◆ **Instructions to follow**: Within the listing below, how many lines feature the word "alpha"? Reply with only that number.

◆ **Data extracts**:
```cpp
void trsv_upper(Ctx& c, int n, const double* U, long ldu, const double* dinv, bool trans, double* x);
int trsm_refine_steps();
void trsm_upper_left(Ctx& c, int n, int nrhs, const double* U, long ldu, const double* dinv, bool trans, double* X,
                     long ldx, double* work );
void trsm_upper_left_fwd_batched(Ctx& c, int n, int nrhs, const double* U, long ldu, long strideU, const double* dinv, long strideD,
                                 double* X, long ldx, long strideX, int batch);
struct TriSolvePlan {
  int n = 0, sb = 0, refine = 2;
  DBuf Binv, BinvT, UT, work, work2, work_n;
  bool ready(int n_) const { return n == n_ && n_ > 0; }
  void invalidate() { n = 0; }
  void build(Ctx& c, int n_, const double* U, long ldu, const double* dinv);
  DBuf ol_rounds[4], ol_arena;
  bool ol_ok = false;
  bool ol_have[4] = {false, false, false, false};
  int ol_n = 0, ol_sb = 0, ol_set = 0;
  long ol_ldu = 0, ol_asz = 0;
  int ol_first[4][3] = {}, ol_n0[4][3] = {}, ol_n1[4][3] = {};
  void ol_prepare(Ctx& c, long ldu);
  int refine_req = 2;
  int owner_class = 0;
  double rho = -1.0;
  DBuf probe_ws;
  void measure_quality(Ctx& c, const double* U, long ldu);
  bool ol_fit[4] = {false, false, false, false};
  static bool ol_fits(Ctx& c, int nr);
  bool ol_usable(const Ctx& c, long ldu, int nr) const { return ol_ok && nr >= 1 && nr <= 3 && ol_fit[nr] && c.persistent_ok && refine >= 0 && refine <= 3 && ol_have[refine] && ldu == ol_ldu && c.stream == c.stream_primary; }
  void ol_sweep(Ctx& c, const double* U, int which, double* x, long ldx, double* x3, int nr);
  void solve_both(Ctx& c, const double* U, long ldu, double* x, long ldx, int nr, double* x3 = nullptr);
  void solve(Ctx& c, const double* U, long ldu, bool trans, double* x);
  void solve_multi(Ctx& c, const double* U, long ldu, bool trans, double* x, long ldx, int nr);
  void solve_multi3(Ctx& c, const double* U, long ldu, bool trans, double* x, long ldx, double* x3);
  void solve_n(Ctx& c, const double* U, long ldu, bool trans, double* x, long ldx, int nc);
};
struct BKFact {
  int n = 0;
  int n_2x2 = 0;
  DBuf dd, de, blk, perm;
  DBuf state, wl, tmp, tr;
  DBuf guard;
  int k0_used = 0;
  int guard_trimmed = 0;
  int factor(Ctx& c, int n_, double* A, long lda, double* dinv);
  int factor_from(Ctx& c, int n_, double* A, long lda, double* dinv, int k0);
  double* gather(Ctx& c, const double* x, long ldx, int nr);
  void dsolve(Ctx& c, double* y, long ldy, int nr);
  void scatter(Ctx& c, const double* y, double* x, long ldx, int nr);
  void solve(Ctx& c, const double* U, long ldu, const double* dinv, double* x, long ldx, int nr, DBuf& trsm_work);
};
int bk_after_failed_cholesky(Ctx& c, BKFact& bk, int n, double* A, long lda, double* dinv, int* d_info_scratch, int chol_info,
                             const double* A_src, long ld_src);
void gemv_multi(Ctx& c, bool trans, int m, int n, int nr, double alpha, const double* A, long lda, const double* X, long ldx, double beta,
                double* Y, long ldy);
bool gemv_both_ok(int m, int n, const double* A, long lda);
void gemv_both(Ctx& c, int m, int n, int nr, const double* A, long lda, const double* Xn, long ldxn, double beta_n, double* Yn, long ldyn,
               const double* Xt, long ldxt, double beta_t, double* Yt, long ldyt);
void trtri_upper_batched(Ctx& c, int n, const double* U, long ldu, long strideU, const double* dinv, long strideD,
                         double* Uinv, long ldi, long strideI, int batch, DBuf* ws_override = nullptr);

void gemv(Ctx& c, bool trans, int m, int n, double alpha, const double* A, long lda, const double* x, double beta,
          double* y);

void dev_dot(Ctx& c, int n, const double* x, const double* y, double* d_out);
struct DotSpecs {
  int count = 0;
  int n[8];
  const double* x[8];
  const double* y[8];
  double* out[8];
  void add(int n_, const double* x_, const double* y_, double* out_) { n[count] = n_; x[count] = x_; y[count] = y_; out[count] = out_; ++count; }
};
void dev_dots(Ctx& c, const DotSpecs& sp);
struct ZeroSlots {
  int count = 0;
  double* p[16];
  void add(double* q) { p[count++] = q; }
};
void dev_zero_slots(Ctx& c, const ZeroSlots& z);
void dev_axpby(Ctx& c, int n, double a, const double* x, double b, double* y);
void dev_scale_copy(Ctx& c, int n, double a, const double* x, double* y);
void dev_transpose(Ctx& c, int m, int n, const double* A, long lda, double* B, long ldb, int batch, long strideA,
                   long strideB);
void dev_fill_identity(Ctx& c, int n, double* A, long lda);
void dev_symmetrize_from_upper(Ctx& c, int n, double* A, long lda, int batch, long stride);
void dev_zero_strict_lower(Ctx& c, int n, double* A, long lda, int batch, long stride);

void svec_unpack(Ctx& c, int side, int ncols, const double* arr, long ldarr, double* mats);
void svec_unpack_grouped(Ctx& c, int side, int ngroups, int group, const double* arr, long ldg, long ldarr, double* mats);
void svec_pack(Ctx& c, int side, int ncols, const double* mats, double* arr, long ldarr, double scale);

void gemm(Ctx& c, bool transa, GemmArgs a);

}
```

### include/hypatia_hip.h

```cpp
#ifndef HYPATIA_HIP_H
#define HYPATIA_HIP_H
#ifdef __cplusplus
extern "C" {
#endif

typedef struct hyp_ctx hyp_ctx;
typedef struct hyp_cone hyp_cone;
typedef struct hyp_sys hyp_sys;

int hyp_ctx_create(int device, hyp_ctx** out);
int hyp_ctx_destroy(hyp_ctx* ctx);
int hyp_ctx_synchronize(hyp_ctx* ctx);
const char* hyp_last_error(hyp_ctx* ctx);
int hyp_device_count(int* out);
int hyp_get_timers(hyp_ctx* ctx, double* out10);
int hyp_reset_timers(hyp_ctx* ctx);
int hyp_get_kernel_stats(hyp_ctx* ctx, double* out8);
int hyp_ctx_bk_stats(hyp_ctx* ctx, long long* out3);
int hyp_ctx_plan_stats(hyp_ctx* ctx, long long* out2);
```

◆ **Written reply**: 2